Literature DB >> 20451623

Effects of repeatability measures on results of fMRI sICA: a study on simulated and real resting-state effects.

Jukka J Remes1, Tuomo Starck, Juha Nikkinen, Esa Ollila, Christian F Beckmann, Osmo Tervonen, Vesa Kiviniemi, Olli Silven.   

Abstract

Spatial independent components analysis (sICA) has become a widely applied data-driven method for fMRI data, especially for resting-state studies. These sICA approaches are often based on iterative estimation algorithms and there are concerns about accuracy due to noise. Repeatability measures such as ICASSO, RAICAR and ARABICA have been introduced as remedies but information on their effects on estimates is limited. The contribution of this study was to provide more of such information and test if the repeatability analyses are necessary. We compared FastICA-based ordinary and repeatability approaches concerning mixing vector estimates.
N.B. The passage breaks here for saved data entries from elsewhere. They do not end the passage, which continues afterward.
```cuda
__global__ void __launch_bounds__(TILE) m2_group_big_kernel(GroupArgs A) {
    extern __shared__ __align__(16) unsigned char smem_raw[];
    BigSmem &S = *reinterpret_cast<BigSmem *>(smem_raw);
    const unsigned tid = threadIdx.x, lane = tid & 31;
    load_tabs(S.tabs, A.tabs);
    const uint32_t n_big = A.ctr->n_cls[CLS_CTA];
    uint32_t n_fresh = 0;
    uint64_t kmin = ~0ull, kmax = 0;
    uint32_t ticket = 0;
    if (tid == 0) ticket = atomicAdd(&A.ctr->ticket[3], 1u);
    for (;;) {
        __syncthreads();
        if (tid == 0) {
            S.job = ticket;
            if (ticket < n_big) ticket = atomicAdd(&A.ctr->ticket[3], 1u);
        }
        __syncthreads();
        if (S.job >= n_big) break;
        const uint32_t r = A.cls_list[CLS_CTA][S.job];
        const uint32_t s = A.run_start[r], e = A.run_start[r + 1];
        if (tid == 0) { S.n_done = 0; S.next = s; }
        __syncthreads();
        while (S.next != 0xFFFFFFFFu) {
            const uint32_t lead = S.next;
            __syncthreads();
            if (tid == 0) {
                const uint32_t id = item_id(A, lead);
                const Rec *src = id < A.np ? A.front + id : A.brec + (id - A.np);
                mask_words(src->lo, src->hi, S.m0, S.m1);
                bool fresh;
                S.node = node_find_or_create(A.nodes, A.nn, S.m0, S.m1, fresh, &A.ctr->error);
                S.fresh = fresh;
                n_fresh += fresh;
                S.next = 0xFFFFFFFFu;
            }
            __syncthreads();
            const uint64_t M0 = S.m0, M1 = S.m1;
            uint64_t *N = A.nodes + S.node * NODE_WORDS;
            for (int i = tid; i < GEM_STATES; i += TILE) S.tbl[i] = ~0ull;
            if (tid < NODE_BM_WORDS) S.bm[tid] = S.fresh ? 0ull : N[2 + tid];
            __syncthreads();
            big_enumerate(A, S, s, e, M0, M1, [&](uint32_t rk, uint64_t t, uint32_t at) {
                if (!((S.bm[rk >> 6] >> (rk & 63)) & 1))
                    atomicMin(reinterpret_cast<unsigned long long *>(&S.tbl[rk]), (unsigned long long)((t << BIG_AT_BITS) | at));
            });
            __syncthreads();
            uint32_t mywins = 0;
            for (uint32_t rk = tid; rk < GEM_STATES; rk += TILE) mywins += S.tbl[rk] != ~0ull;
            uint32_t tot;
            const uint32_t ex = block_excl_scan(mywins, S.warp_sums, tot);
            if (tid == 0) S.base = A.out_base + atomicAdd(&A.ctr->n_emitted, (unsigned long long)tot);
            __syncthreads();
            uint64_t pos = S.base + ex;
            for (uint32_t rk = tid; rk < GEM_STATES; rk += TILE) {
                const uint64_t v = S.tbl[rk];
                if (v == ~0ull) continue;
                const uint32_t id = item_id(A, s + (uint32_t)(v & ((1u << BIG_AT_BITS) - 1)));
                Rec o;
                if (id < A.np) {
                    ld_rec(A.front + id, o);
                    o.lo = (o.lo & ~GEM_MASK) | __ldg(A.rankgems + rk);
                } else {
                    ld_rec(A.brec + (id - A.np), o);
                }
                o.link = v >> BIG_AT_BITS;
                st_rec(A.out + pos, o);
                if (A.out_sk) {
                    const uint64_t k = flip_f64((uint64_t)__double_as_longlong(score_state(A.h, A.noise_mode, o.lo, o.hi & HI_KEY_MASK, o.aux, A.L)));
                    A.out_sk[pos] = k;
                    kmin = min(kmin, k); kmax = max(kmax, k);
                }
                ++pos;
                atomicOr(reinterpret_cast<unsigned *>(S.bm) + (rk >> 5), 1u << (rk & 31));
            }
            __syncthreads();
            if (tid < NODE_BM_WORDS) N[2 + tid] = S.bm[tid];
            if (tid == 0) {
                if (S.n_done < BIG_DONE) { S.done0[S.n_done] = M0; S.done1[S.n_done] = M1; ++S.n_done; }
// ... 21 lines not shown
```

### splendor-rl-gym_b200/csrc/splendor_b200.cu

```cuda
#include "../../include/splendor_b200.h"

#include <stdarg.h>
#include <stdio.h>
#include <string.h>

#include <algorithm>
#include <string>
#include <vector>

#include "spl_kernels.cuh"
#include "spl_m2.cuh"
#include "spl_shard.cuh"
#include "spl_realistic.cuh"
#include "spl_tables.cuh"

using namespace spl;

static std::string g_create_error;

struct DevBuf {
    void *p = nullptr;
    size_t cap = 0;
    ~DevBuf() { release(); }
    void release() {
        if (p) cudaFree(p);
        p = nullptr;
        cap = 0;
    }
    cudaError_t ensure(size_t bytes, size_t keep, cudaStream_t st) {
        if (bytes <= cap) return cudaSuccess;
        size_t ncap = std::max(bytes, cap + cap / 2);
// ... 86 lines not shown
    int grow(spl_ctx *c, uint64_t need, cudaStream_t st);
};
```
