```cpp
__device__ __forceinline__ void cube3_onehot16_chunk(uint32_t phase, uint32_t v0, uint32_t v1, uint32_t one16, uint32_t (&w)[4]) {
    const uint32_t s0 = (v0 & 1u) ? (one16 << 16) : one16, k0 = v0 >> 1;
    const uint32_t s1 = (v1 & 1u) ? (one16 << 16) : one16, k1 = v1 >> 1;
    const uint32_t a0 = k0 == 0u ? s0 : 0u, a1 = k0 == 1u ? s0 : 0u, a2 = k0 == 2u ? s0 : 0u;
    const uint32_t b0 = k1 == 0u ? s1 : 0u, b1 = k1 == 1u ? s1 : 0u, b2 = k1 == 2u ? s1 : 0u;
    w[0] = phase == 0u ? a0 : phase == 1u ? a1 : a2;
    w[1] = phase == 0u ? a1 : phase == 1u ? a2 : b0;
    w[2] = phase == 0u ? a2 : phase == 1u ? b0 : b1;
    w[3] = phase == 0u ? b0 : phase == 1u ? b1 : b2;
}

__device__ __forceinline__ void cube3_onehot32_chunk(uint32_t phase, uint32_t v0, uint32_t v1, uint32_t (&w)[4]) {
    const uint32_t a = v0 - 2u * phase;
    const uint32_t b = phase == 2u ? v1 : a - 2u;
    w[0] = a == 0u ? 0x3F800000u : 0u;
    w[1] = a == 1u ? 0x3F800000u : 0u;
    w[2] = b == 0u ? 0x3F800000u : 0u;
    w[3] = b == 1u ? 0x3F800000u : 0u;
}

__device__ __forceinline__ void store16(uint8_t* dst, const uint32_t (&w)[4], bool aligned) {
    if (aligned) {
        *reinterpret_cast<uint4*>(dst) = make_uint4(w[0], w[1], w[2], w[3]);
    } else {
#pragma unroll
        for (int k = 0; k < 16; k++) dst[k] = (uint8_t)(w[k >> 2] >> (8 * (k & 3)));
    }
}


}
```

Before: 104.8 million.

## Build cube3 children with compile-time byte-permute words and stage child writes through LDS

For cube3, each thread now builds its child state from the parent's packed words with compile-time byte-permute (v_perm) sequences specialised per move. This replaces 54 LDS byte lookups through the move table. Threads are remapped so each wave handles three fixed moves across 16 parents, which keeps the move index wave-uniform and lets the switch on move pick one specialised path. Child metadata (g, parent, move, solved, heuristic) is buffered in LDS and written by threads in child order so the global stores coalesce. The cost is extra shared memory, an added LDS round trip, and larger code from the unrolled per-move specialisations.

```diff
diff --git a/deepcubea_amd/csrc/dca_engine.hip b/deepcubea_amd/csrc/dca_engine.hip
--- a/deepcubea_amd/csrc/dca_engine.hip
+++ b/deepcubea_amd/csrc/dca_engine.hip
@@ -2260,6 +2260,8 @@
     uint8_t* lst = smem + TL::LDS_BYTES;
     __shared__ uint32_t l_pid[TP], l_g[TP], l_mv[TP];
     __shared__ uint32_t l_qn, l_qcc[kThreads], l_qrep[kThreads], l_qres[kThreads];
+    __shared__ float l_h[ENV == DCA_ENV_CUBE3 ? TP * EV::A : 1];
+    __shared__ uint8_t l_ok[ENV == DCA_ENV_CUBE3 ? TP * EV::A : 1];
     __shared__ uint32_t l_ohq;
     const uint32_t it = (uint32_t)c->iters;
     const IterState S0 = c->S[it & 1];
@@ -2413,13 +2415,42 @@
 
     if (threadIdx.x == 0) l_qn = 0;
     for (uint32_t cc0 = 0; cc0 < nchild; cc0 += kThreads) {
-        const uint32_t cc = cc0 + threadIdx.x;
-        const bool cvalid = cc < nchild;
+        uint32_t cc = cc0 + threadIdx.x;
+        bool cvalid = cc < nchild;
+        uint32_t cw[ENV == DCA_ENV_CUBE3 ? 14 : 1], r3 = 0, a3 = 0;
+        if constexpr (ENV == DCA_ENV_CUBE3) {
+            static_assert(TP == 16 && EV::A == 12 && EV::D == 54 && TP * EV::A <= kThreads, "cube3: 16 parents x 12 moves, one round");
+            const uint32_t m = (threadIdx.x >> 4) & 3u;
+            const uint32_t wave = (uint32_t)__builtin_amdgcn_readfirstlane((int)(threadIdx.x >> 6));
+            const uint32_t r = r3 = threadIdx.x & 15u;
+            a3 = 3u * wave + m;
+            cc = r * EV::A + a3;
+            cvalid = m < 3u && r < np;
+            uint32_t pw[14];
+            __builtin_memcpy(pw, lpar + r * EV::D, 52);
+            pw[13] = *reinterpret_cast<const uint16_t*>(lpar + r * EV::D + 52);
+            auto build3 = [&](auto a0) {
+                constexpr int A0 = decltype(a0)::value;
+                if (m == 0u)
+                    cube3_child_words<A0>(pw, cw);
+                else if (m == 1u)
+                    cube3_child_words<A0 + 1>(pw, cw);
+                else
+                    cube3_child_words<A0 + 2>(pw, cw);
+            };
+            switch (wave) {
+                case 0: build3(std::integral_constant<int, 0>{}); break;
+                case 1: build3(std::integral_constant<int, 3>{}); break;
+                case 2: build3(std::integral_constant<int, 6>{}); break;
+                default: build3(std::integral_constant<int, 9>{}); break;
+            }
+        }
         uint64_t h = 0;
         uint64_t roww[(EV::D + 7) / 8];
         bool known = false;
         if (cvalid) {
         uint32_t r = cc / EV::A, a = cc - r * EV::A;
+        if constexpr (ENV == DCA_ENV_CUBE3) r = r3, a = a3;
         static_assert((uint64_t)EV::D * 255u * (7u * (EV::D - 1) + 3u) < (1ull << 32), "the heuristics' byte sum overflows 32 bits");
         static_assert(7 * (EV::D - 1) + 3 < 65536, "the heuristics' weights are two bytes");
         uint32_t sum = 0, sum_hi = 0;
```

Comparisons included original FastICA, FSL4 Melodic FastICA and original and modified ICASSO. The effects of bootstrapping and convergence threshold were evaluated. The results show that there is only moderate improvement due to repeatability measures and only in the bootstrapping case. Bootstrapping attenuated power from time courses of resting-state network related ICs at frequencies higher than 0.1 Hz and made subsets of low frequency oscillations more emphasized IC-wise. The convergence threshold did not have a significant role concerning the accuracy of estimates. The performance results suggest that repeatability measures or strict converge criteria might not be needed in sICA analyses of fMRI data. Consequently, the results in existing sICA fMRI literature are probably valid in this sense. A decreased accuracy of original bootstrapping ICASSO was observed and corrected by using centrotype mixing estimates but the results warrant for thorough evaluations of data-driven methods in general. Also, given the fMRI-specific considerations, further development of sICA methods is strongly encouraged.
Copyright © 2010 Elsevier Inc. All rights reserved.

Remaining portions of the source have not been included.